The Pakistani military and the Taliban are battling in the Taliban-controlled districts of Swat and Buner. The Pakistani military claimed 37 Taliban fighters and four security personnel were killed in Swat and 27 more Taliban fighters were killed neighboring Buner.
The Taliban took over the town of Saidu Sharif late last night and occupied government offices and the homes of political figures, including the home of Swat’s District Coordination Officer.
Mingora, the main town in Swat, was also overrun by the Taliban. “Armed Taliban are patrolling the roads of Mingora and other areas,” the Pakistani military said. The military is attacking Taliban positions with helicopter gunships, Dawn reported.
The Taliban have come down from their bases in the surrounding mountains and began attacking police stations and checkpoints on Sunday after saying the peace agreement signed in February was dead. The Taliban are also seeding the area with roadside bombs.

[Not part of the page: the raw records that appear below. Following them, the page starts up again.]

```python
P = C.POINTER
gemm_nt = _sig("fm_gemm_nt", P(GemmNTArgs), vp)
gemm_tn = _sig("fm_gemm_tn", P(GemmTNArgs), vp)
gemm_tn_multi = _sig("fm_gemm_tn_multi", P(GemmTNJob), C.c_int, vp)
layernorm_fwd = _sig("fm_layernorm_fwd", vp, i32, vp, vp, vp, i32, i32, vp, vp, vp, i32, i32, f32, vp)
layernorm_fwd_res = _sig("fm_layernorm_fwd_res", vp, i32, vp, i32, vp, i32, vp, vp, vp, i32, i32, vp, vp, vp, i32, i32, f32, vp)
layernorm_bwd = _sig("fm_layernorm_bwd", vp, i32, vp, vp, i32, vp, vp, vp, vp, vp, i32, vp, i32, vp, vp, i32, i32, vp)
layernorm_bwd_h = _sig("fm_layernorm_bwd_h", vp, i32, vp, i32, vp, i32, vp, vp, vp, vp, vp, i32, vp, i32, vp, i32, i32, vp)
attn_fwd = _sig("fm_attn_fwd", P(AttnArgs), vp)
attn_bwd = _sig("fm_attn_bwd", P(AttnArgs), vp)
attn_decode = _sig("fm_attn_decode", P(AttnDecodeArgs), vp)
ATTN_DECODE_MAX_NK = 8192
select_embed = _sig("fm_select_embed", P(SelectDesc), vp)
embed_bwd = _sig("fm_embed_bwd", P(EmbedBwdDesc), vp)
dense_decoder_mask = _sig("fm_dense_decoder_mask", vp, vp, vp, i32, i32, i32, i32, i32, vp)
segment_rows = _sig("fm_segment_rows", vp, i32, i32, vp, vp, vp, vp, vp, i32, vp)
gather_rows = _sig("fm_gather_rows", vp, i32, vp, vp, i32, i32, i32, vp)
cross_entropy = _sig("fm_cross_entropy", vp, i32, vp, vp, vp, vp, vp, vp, vp, i32, i32, i32, i32, vp, vp, vp, vp, i32, vp)
swiglu_bwd = _sig("fm_swiglu_bwd", vp, i32, vp, i32, vp, i32, i32, i32, i32, vp)
gelu_bwd = _sig("fm_gelu_bwd", vp, i32, vp, i32, vp, i32, i32, i32, i32, vp)
cast_pad = _sig("fm_cast_pad", vp, i32, vp, i32, i32, i32, vp)
transpose_cast_pad = _sig("fm_transpose_cast_pad", vp, i32, vp, i32, i32, i32, i32, vp)
colsum = _sig("fm_colsum", vp, i32, vp, i32, i32, vp)
shadow_refresh = _sig("fm_shadow_refresh", vp, i32, i32, vp)
fold_colscale_grad = _sig("fm_fold_colscale_grad", vp, i32, vp)
headnorm_fwd = _sig("fm_headnorm_fwd", vp, i32, vp, vp, vp, i32, vp, i32, i32, C.c_float, vp)
headnorm_bwd = _sig("fm_headnorm_bwd", vp, i32, vp, i32, vp, vp, vp, i32, vp, vp, i32, i32, vp)
f32_to_bf16 = _sig("fm_f32_to_bf16", vp, vp, i64, vp)
bf16_to_f32_scaled = _sig("fm_bf16_to_f32_scaled", vp, vp, i64, f32, vp)
add_bf16_f32 = _sig("fm_add_bf16_f32", vp, vp, vp, i64, vp)
lib.fm_set_reserved_cus.argtypes = [C.c_int]
lib.fm_get_reserved_cus.restype = C.c_int
lib.fm_get_reserved_cus.argtypes = []
adamw = _sig("fm_adamw", vp, vp, vp, vp, i64, f32, f32, f32, f32, f32, i64, vp, vp, vp, vp)
adamw_shadow = _sig("fm_adamw_shadow", vp, i32, i32, f32, f32, f32, f32, f32, i64, vp, vp, vp, vp)
sumsq = _sig("fm_sumsq", vp, i64, vp, vp)
clip_coef = _sig("fm_clip_coef", vp, f32, vp, vp, vp)
sample_tokens = _sig("fm_sample_tokens", vp, i32, i32, i32, i32, f32, i32, f32, vp, vp, vp, vp)
maskgit_commit = _sig("fm_maskgit_commit", vp, vp, vp, i32, i32, i32, vp, i32, i32, vp, vp, vp, vp)
gemm_f32 = _sig("fm_gemm_f32", P(GemmF32Args), vp)
attn_f32_fwd = _sig("fm_attn_f32_fwd", P(AttnArgs), vp)
# ... 50 lines not shown
unet_attention = _sig("fm_unet_attention", vp, i32, vp, i32, i32, i32, i32, i32, vp)
unet_im2col_f32 = _sig("fm_unet_im2col_f32", vp, i32, i32, vp, i32, i32, i32, i32, vp, i32, i32, i32, i32, i32, i32, i32, i32, vp)
groupnorm_nhwc_f32 = _sig("fm_groupnorm_nhwc_f32", vp, i32, vp, i32, vp, vp, vp, i32, i32, i32, i32, i32, f32, i32, vp)
unet_attention_f32 = _sig("fm_unet_attention_f32", vp, i32, vp, i32, i32, i32, i32, i32, vp)
add_f32 = _sig("fm_add_f32", vp, i32, vp, i32, vp, i32, i64, i32, vp)
silu_f32 = _sig("fm_silu_f32", vp, vp, i64, vp)
timestep_embedding_f32 = _sig("fm_timestep_embedding_f32", vp, vp, i32, i32, i32, f32, vp)
unet_col2im_f32 = _sig("fm_unet_col2im_f32", vp, i32, vp, i32, i32, i32, i32, i32, i32, i32, i32, i32, vp)
groupnorm_nhwc_bwd_f32 = _sig("fm_groupnorm_nhwc_bwd_f32", vp, i32, vp, i32, vp, i32, vp, vp, vp, i32, vp, vp, vp, i32, vp, i32, i32, i32, i32, f32, i32, vp)
unet_attention_bwd_f32 = _sig("fm_unet_attention_bwd_f32", vp, i32, vp, i32, vp, i32, vp, i32, i32, i32, i32, vp)
silu_bwd_f32 = _sig("fm_silu_bwd_f32", vp, vp, vp, i64, vp)
diffusion_x0 = _sig("fm_diffusion_x0", vp, vp, f32, f32, vp, i64, vp)
quantile_abs = _sig("fm_quantile_abs", vp, i32, i64, f32, vp, vp)
diffusion_step = _sig("fm_diffusion_step", vp, vp, f32, f32, vp, vp, vp, f32, f32, f32, f32, vp, vp, i32, i64, vp)
lora_apply = _sig("fm_lora_apply", vp, i32, vp, i64, i64, vp, i64, i64, vp, i32, f32, vp, i32, i32, i32, i32, i32, i32, vp)
lora_grad = _sig("fm_lora_grad", vp, i32, vp, vp, i64, i64, f32, i32, i32, i32, i32, i32, vp)
vit_patch_rows = _sig("fm_vit_patch_rows", vp, vp, i32, i32, i32, i32, i32, i32, i32, vp)
vit_emb_rows = _sig("fm_vit_emb_rows", vp, vp, vp, i32, i32, i32, i32, vp)
vit_colsum = _sig("fm_vit_colsum", vp, i32, vp, i32, i32, vp, i64, vp)
EXPORTS = ["fm_attn_decode", "fm_vit_patch_rows", "fm_vit_emb_rows", "fm_vit_colsum", "fm_lora_apply", "fm_lora_grad", "fm_vq_assign_wide", "fm_memcodes_assign", "fm_convnext_block", "fm_split3_bf16", "fm_unet_im2col", "fm_groupnorm_nhwc", "fm_add_bf16", "fm_silu_f32_to_bf16", "fm_timestep_embedding", "fm_unet_attention", "fm_diffusion_x0", "fm_quantile_abs",
           "fm_diffusion_step", "fm_unpack_image_u8", "fm_unpack_ids_u16", "fm_unpack_mask_bits", "fm_decoder_attention_from_target", "fm_guidance_combine", "fm_image_mask", "fm_token_budgets", "fm_span_mask", "fm_vq_code_stats", "fm_vq_ema_update", "fm_vq_code_bias", "fm_vq_assign_bias", "fm_vq_code_stats_raw", "fm_vq_ema_update_euclid", "fm_vq_unpatchify", "fm_vq_latent_grad", "fm_tanh_bwd_f32", "fm_embed_rows_f32", "fm_vq_patchify_ex", "fm_vq_cls_emb_bwd", "fm_vq_latent_grad_normalized", "fm_abi_version", "fm_last_error", "fm_gemm_nt", "fm_set_gemm_nt_config", "fm_get_gemm_nt_config", "fm_set_reserved_cus", "fm_get_reserved_cus", "fm_bf16_to_f32_scaled", "fm_add_bf16_f32", "fm_scale_rows_bf16", "fm_gemm_tn", "fm_gemm_tn_multi", "fm_set_gemm_tn_config", "fm_get_gemm_tn_config", "fm_set_tn_transpose_read",
           "fm_get_tn_transpose_read", "fm_layernorm_fwd", "fm_layernorm_fwd_res", "fm_layernorm_bwd", "fm_layernorm_bwd_h", "fm_headnorm_fwd", "fm_headnorm_bwd", "fm_attn_fwd", "fm_attn_bwd",
           "fm_set_attn_transpose_read", "fm_get_attn_transpose_read", "fm_select_embed", "fm_embed_bwd",
           "fm_dense_decoder_mask", "fm_segment_rows", "fm_gather_rows", "fm_cross_entropy", "fm_swiglu_bwd",
           "fm_gelu_bwd", "fm_cast_pad", "fm_transpose_cast_pad", "fm_shadow_refresh", "fm_fold_colscale_grad", "fm_colsum", "fm_f32_to_bf16", "fm_adamw", "fm_adamw_shadow",
           "fm_sumsq", "fm_clip_coef", "fm_vq_patchify", "fm_l2norm_rows", "fm_vq_assign",
           "fm_sample_tokens", "fm_maskgit_commit", "fm_gemm_f32", "fm_attn_f32_fwd", "fm_attn_f32_bwd", "fm_layernorm_bwd_f32", "fm_headnorm_f32_fwd", "fm_headnorm_f32_bwd",
           "fm_swiglu_bwd_f32", "fm_gelu_bwd_f32", "fm_colsum_f32", "fm_cross_entropy_f32", "fm_lab_set",
           "fm_unet_im2col_f32", "fm_groupnorm_nhwc_f32", "fm_unet_attention_f32", "fm_add_f32", "fm_silu_f32", "fm_timestep_embedding_f32",
           "fm_unet_col2im_f32", "fm_groupnorm_nhwc_bwd_f32", "fm_unet_attention_bwd_f32", "fm_silu_bwd_f32"]


def check(rc: int):
    if rc != 0:
        raise RuntimeError(f"libfourm_hip: {lib.fm_last_error().decode()} (rc={rc})")
```

ml-4m_amd/fourm/hip/engine.py:

```python
import math
import os
import random
import weakref
from typing import Dict, List, Optional

import torch
import torch.nn as nn

from . import _lib as L
from . import ops

_WEIGHT_EPOCH = 0
FUSE_ACT_BWD = os.environ.get("FOURM_FUSE_ACT_BWD", "0") == "1"
HEADS_DENSE = os.environ.get("FOURM_HEADS_DENSE", "1") == "1"
HEADS_DENSE_MAX = int(os.environ.get("FOURM_HEADS_DENSE_MAX", "8"))
DEFER_RESIDUAL = os.environ.get("FOURM_DEFER_RESIDUAL", "1") == "1"
HOIST_CTX = os.environ.get("FOURM_HOIST_CTX", "1") == "1"
LN_BWD_FROM_H = os.environ.get("FOURM_LN_BWD_FROM_H", "1") == "1"
DP_RESERVE_ALWAYS = os.environ.get("FOURM_DP_RESERVE_ALWAYS", "0") == "1"


def bump_weight_epoch():
    global _WEIGHT_EPOCH
    _WEIGHT_EPOCH += 1


def ru(x, m):
    return (x + m - 1) // m * m


def is_lora(lin) -> bool:
    return hasattr(lin, "lora_down")


def check_lora_targets(model):
    from fourm.models.lora_utils import MAX_LORA_WIDTH, LoRAWrapper
    ok = set()
    for blk in model.encoder:
        ok |= {id(blk.attn.qkv), id(blk.attn.proj)}
    for blk in getattr(model, "decoder", ()):
        ok |= {id(blk.self_attn.qkv), id(blk.self_attn.proj), id(blk.cross_attn.q), id(blk.cross_attn.kv), id(blk.cross_attn.proj)}
# ... 670 lines not shown
                st["dec_layers"].append(dict(ckpt_in=y))
                y = self.decoder_block_fwd(blk, y, ctx, B, Mt, N, smask, emask, None, f"dec{i % 2}", defer_out=i + 1 < len(m.decoder),
                                           out_name=f"dec{i}.y_out", ctx_hat=ctx_hat)
                st["dec_layers"][-1]["dp"] = self._last_dp
                continue
            sv = {} if save else None
            y = self.decoder_block_fwd(blk, y, ctx, B, Mt, N, smask, emask, sv, f"dec{i}" if save else f"dec{i % 2}",
                                       defer_out=i + 1 < len(m.decoder), ctx_hat=ctx_hat)
            if save:
                st["dec_layers"].append(sv)
        if save:
            st.update(top=sv_top, x_final=x, y_final=y, ctx=ctx, emask=emask, smask=smask, ctx_hat=ctx_hat, sv_hat=sv_hat)
        return y, st

    def heads_setup(self, dec, y_final, save):
        m = self.model
        heads = dec["heads"]
        nH = len(heads)
        B, Mt, D = dec["B"], dec["Nt"], self.D
        R = B * Mt
        Rp = ops.padded_rows(R, nH)
        ws, dev, i32 = self.ws, self.device, torch.int32
        hs = dict(n=nH, Rp=Rp, heads=heads)
        hs["seg_start"], hs["seg_count"] = ws.get("heads.seg_start", (nH,), i32), ws.get("heads.seg_count", (nH,), i32)
        hs["perm"], hs["r2p"] = ws.get("heads.perm", (Rp,), i32), ws.get("heads.r2p", (R,), i32)
        hs["tile_group"] = ws.get("heads.tile_group", (Rp // ops.SEG,), i32)
        ops.segment_rows(dec["head_of_row"].view(-1), nH, hs["seg_start"], hs["seg_count"], hs["perm"], hs["r2p"], hs["tile_group"])
        sv = {} if save else None
        yp = ws.get("heads.yp", (Rp, D), self.adt)
        with ops._prof("fills"):
            yp.zero_()
        self._ln(m.decoder_norm, y_final, yp, R, sv, "dn", "heads", row_map=hs["r2p"])
        vocabs = [m.decoder_embeddings[h].vocab_size for h in heads]
        hs["vocabs"], hs["maxV"] = vocabs, max(vocabs)
        ldl = ru(hs["maxV"], 64)
        w_fwd = [self.w(m.decoder_embeddings[h].to_logits.weight) for h in heads]
        w_bwd = [self.wt(m.decoder_embeddings[h].to_logits.weight) for h in heads] if save else None
        key = tuple(t.data_ptr() for t in w_fwd) + (tuple(t.data_ptr() for t in w_bwd) if save else ())
        cache = getattr(self, "_head_groups", None)
        if cache is None or cache[0] != key:
            fwd = ops.make_groups([dict(W=t, N=v, K=D, ldw=D) for t, v in zip(w_fwd, vocabs)], dev)
            if self.fp32:
                bwd = ops.make_groups([dict(W=m.decoder_embeddings[h].to_logits.weight, N=D, K=v, ldw=D, transposed=1)
                                       for h, v in zip(heads, vocabs)], dev) if save else None
            else:
                bwd = ops.make_groups([dict(W=t, N=D, K=ru(v, 64), ldw=ru(v, 64)) for t, v in zip(w_bwd, vocabs)], dev) if save else None
            vt = torch.tensor(vocabs, dtype=i32, device=dev)
            self._head_groups = cache = (key, fwd, bwd, vt)
        hs["g_fwd"], hs["g_bwd"], hs["vocab_t"] = cache[1], cache[2], cache[3]
        logits = ws.get("heads.logits", (Rp, ldl), self.adt)
        if HEADS_DENSE and not self.fp32 and nH <= HEADS_DENSE_MAX and ops.heads_dense_ok(w_fwd, vocabs, logits):
            ops.gemm_nt_heads(yp, w_fwd, vocabs, hs["seg_start"], hs["seg_count"], logits, D)
        else:
            ops.gemm_nt_grouped(yp, hs["g_fwd"], hs["tile_group"], logits, hs["maxV"], max_K=D)
        hs.update(yp=yp, logits=logits, sv=sv)
        hs["row_loss"] = ws.get("heads.row_loss", (Rp,), torch.float32)
        hs["row_lse"] = ws.get("heads.row_lse", (Rp,), torch.float32)
        hs["head_loss"] = ws.get("heads.head_loss", (nH,), torch.float32)
        hs["total"] = ws.get("heads.total", (1,), torch.float32)
        return hs

    def loss_forward(self, dec, hs, loss_type):
        lt = L.LOSS_MOD if loss_type in ("mod", "modality") else L.LOSS_TOKEN
        hs["loss_type"] = lt
        ops.cross_entropy(hs["logits"], hs["perm"], hs["tile_group"], dec["target_ids"].view(-1), hs["vocab_t"], hs["seg_start"],
                          hs["seg_count"], hs["n"], hs["maxV"], hs["row_loss"], hs["row_lse"], hs["head_loss"], hs["total"], loss_type=lt)
        return hs["total"], hs["head_loss"]

    def dec_order(self, mod_dict):
        names = [n for n in mod_dict if n in self.model.decoder_embeddings]
        return random.sample(names, len(names))

    def train_forward(self, mod_dict, n_enc, n_dec, loss_type, save=True):
        if loss_type not in ("mod", "modality", "token"):
            raise ValueError("Invalid loss type")
        self.prepare()
        if save:
            self._ensure_flat()
        enc_names = [n for n in mod_dict if n in self.model.encoder_embeddings]
        enc = self.select(mod_dict, n_enc, False, enc_names, "enc.")
        dec = self.select(mod_dict, n_dec, True, self.dec_order(mod_dict), "dec.")
        y, st = self.trunk_forward(enc, dec, save)
        hs = self.heads_setup(dec, y, save)
        total, head_loss = self.loss_forward(dec, hs, loss_type)
        if save:
            self._ctx = dict(enc=enc, dec=dec, st=st, hs=hs)
        return total, head_loss, hs["heads"], hs["seg_count"]

    def _g(self, p):
        return self.grad_view(p) if p.requires_grad else None

    def _dW(self, dy, x, lin, R64, n_cols=None, dy_cols=None):
        g = self._g(lin.weight)
        N = lin.weight.shape[0] if n_cols is None else n_cols
        if g is not None:
            if self._dw_jobs is not None:
                self._dw_jobs.append((dy, x, g.view(g.shape[0], -1), N, lin.weight[0].numel(), R64))
            else:
                ops.gemm_tn(dy, x, g.view(g.shape[0], -1), N=N, K=lin.weight[0].numel(), R=R64)
        if lin.bias is not None and lin.bias.requires_grad:
            ops.colsum(dy, self.grad_view(lin.bias), N, R=R64)

    def _flush_dW(self):
        jobs, self._dw_jobs = self._dw_jobs, None
        ops.gemm_tn_multi(jobs)

    def _ln_bwd(self, norm, dy, x, sv, key, g, g_bf, R, dres, dy_row_map=None):
# ... 158 lines not shown
            for i in range(d.n_mods):
                d2.mods[i].d_table = None
                d2.mods[i].d_proj_bias = None
            d2.d_reg_tokens = None
            d2.dx, d2.lddx = dx_extra.data_ptr(), dx_extra.stride(0)
            with ops._prof("embed_bwd"):
                L.check(L.embed_bwd(ops.C.byref(d2), ops._stream()))

    def train_backward(self, grad_scale: torch.Tensor):
        c = self._ctx
        if c is None:
            raise RuntimeError("train_backward without a preceding training forward")
        self._ctx, self._dw_jobs = None, None
        if self.reducer is not None:
            self.reducer.begin()
            if getattr(self.reducer, "reserved_cus", 0):
                L.lib.fm_set_reserved_cus(int(self.reducer.reserved_cus))
        m, ws = self.model, self.ws
        enc, dec, st, hs = c["enc"], c["dec"], c["st"], c["hs"]
        B, N, Mt, D = enc["B"], enc["Nt"], dec["Nt"], self.D
        bf, f32 = self.adt, torch.float32
        Rq, Rc = B * Mt, B * N
        Rqp, Rcp = st["y_final"].shape[0], st["x_final"].shape[0]
        ops.cross_entropy(hs["logits"], hs["perm"], hs["tile_group"], dec["target_ids"].view(-1), hs["vocab_t"], hs["seg_start"],
                          hs["seg_count"], hs["n"], hs["maxV"], hs["row_loss"], hs["row_lse"], hs["head_loss"], hs["total"],
                          loss_type=hs["loss_type"], grad_scale=grad_scale, write_grad=True)
        dyp = ws.get("bwd.dyp", (hs["Rp"], D), bf)
        ops.gemm_nt_grouped(hs["logits"], hs["g_bwd"], hs["tile_group"], dyp, D, max_K=ru(hs["maxV"], 64))
        heads = [m.decoder_embeddings[h] for h in hs["heads"]]
        if any(h.to_logits.weight.requires_grad for h in heads):
            outs = [self.grad_view(h.to_logits.weight) if h.to_logits.weight.requires_grad else None for h in heads]
            key = tuple(o.data_ptr() if o is not None else 0 for o in outs)
            cache = getattr(self, "_head_tn_groups", None)
            if cache is None or cache[0] != key:
                cache = self._head_tn_groups = (key, ops.make_groups(
                    [dict(out=o, N=(v if o is not None else 0)) for o, v in zip(outs, hs["vocabs"])], self.device))
            tn = cache[1]
            ops.gemm_tn_grouped(hs["logits"], hs["yp"], tn, hs["seg_start"], hs["seg_count"], hs["n"], hs["maxV"], hs["Rp"], D)
        g = ws.get("bwd.g_dec", (Rqp, D), f32)
        g_bf = ws.get("bwd.g_dec_bf", (Rqp, D), bf)
        self._ln_bwd(m.decoder_norm, dyp, st["y_final"], hs["sv"], "dn", g, g_bf, Rq, dres=None, dy_row_map=hs["r2p"])
        self._stage("heads")
        dctx = ws.get("bwd.dctx", (Rcp, D), f32)
        dctx_bf = ws.get("bwd.dctx_bf", (Rcp, D), bf)
        Ld = len(m.decoder)
        ctx_hat = st.get("ctx_hat")
        if ctx_hat is None:
            with ops._prof("fills"):
                dctx.zero_()
# ... 53 lines not shown
```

“Militants in gross violation of peace accord, continued firing at various check posts of security forces in Kanju, Saidu Sharif, Matta and other areas of Swat,” the Pakistani military said in a press release. “Militants have planted IEDs in various areas of Swat to inflict causalities on security forces and civilians.”
The military claimed Taliban fighters were attacking security forces from the Emerald Mines. The military returned fire and claimed to have killed 35 Taliban fighters during the engagement.
The Taliban disputed the military’s account of casualties and claimed none of their fighters have been killed. Late last night, Daily Times reported that 21 people were killed in Swat, the large majority being civilians. The Pakistani military has been reporting high Taliban casualties, but as reports from Buner show, many of those reported killed are civilians attempting to flee the battlefield. The military has shot up cars filled with civilians and claimed they were suicide bombers.
Large numbers of civilians have begun to flee Swat in anticipation of a renewed military in the region. More than 50,000 civilians have left Swat already, and 500,000 of the district’s 1.5 million residents are expected to leave. Regular Army troops are said to have been moved to the region to renew the offensive in Swat; 6,000 troops or two brigades are rumored to have been deployed near Swat and Buner last week.
Background on fighting in Swat and the Malakand Accord
The government signed the Malakand Accord with Taliban front man Sufi Mohammed, Fazlullah’s father-in-law, on February 16 after two years of fighting that put the Taliban in control of the district. During those two years, the military was defeated three separate times while attempting the wrest control of the Taliban. Each defeat put the Taliban in greater control of the district.
The peace agreement called for the end of military operations in Swat, the end of Taliban operations, and the imposition of sharia, or Islamic law, in the districts of Malakand, Swat, Shangla, Buner, Dir, Chitral, and Kohistan, a region that encompasses nearly one-third of the Northwest Frontier Province.
But the Taliban violated the agreement immediately after signing it, and proceeded to attack security forces and conduct armed patrols. The military remained silent while the government approved the Taliban’s demand for sharia throughout Malakand.
The government ordered a military offensive in Dir and Buner after enormous pressure from the US and other Western governments to stem the Taliban tide pushing toward central Pakistan. The Taliban advanced from Swat into Buner in early April and took over the district in eight days. The move into Buner has put the Taliban within 60 miles of Islamabad and close to several nuclear facilities and the vital Tarbela Dam. The Taliban also have moved into Mansehra and established bases and a training camp in the region.
Pakistani government and military officials have dismissed the Taliban threat to Islamabad and the country’s nuclear facilities, but at the end of April, the local Islamabad government ordered troops to deploy in the Margala hills just north of the city to block a Taliban advance, while the Haripur government beefed up security at the Tarbela Dam.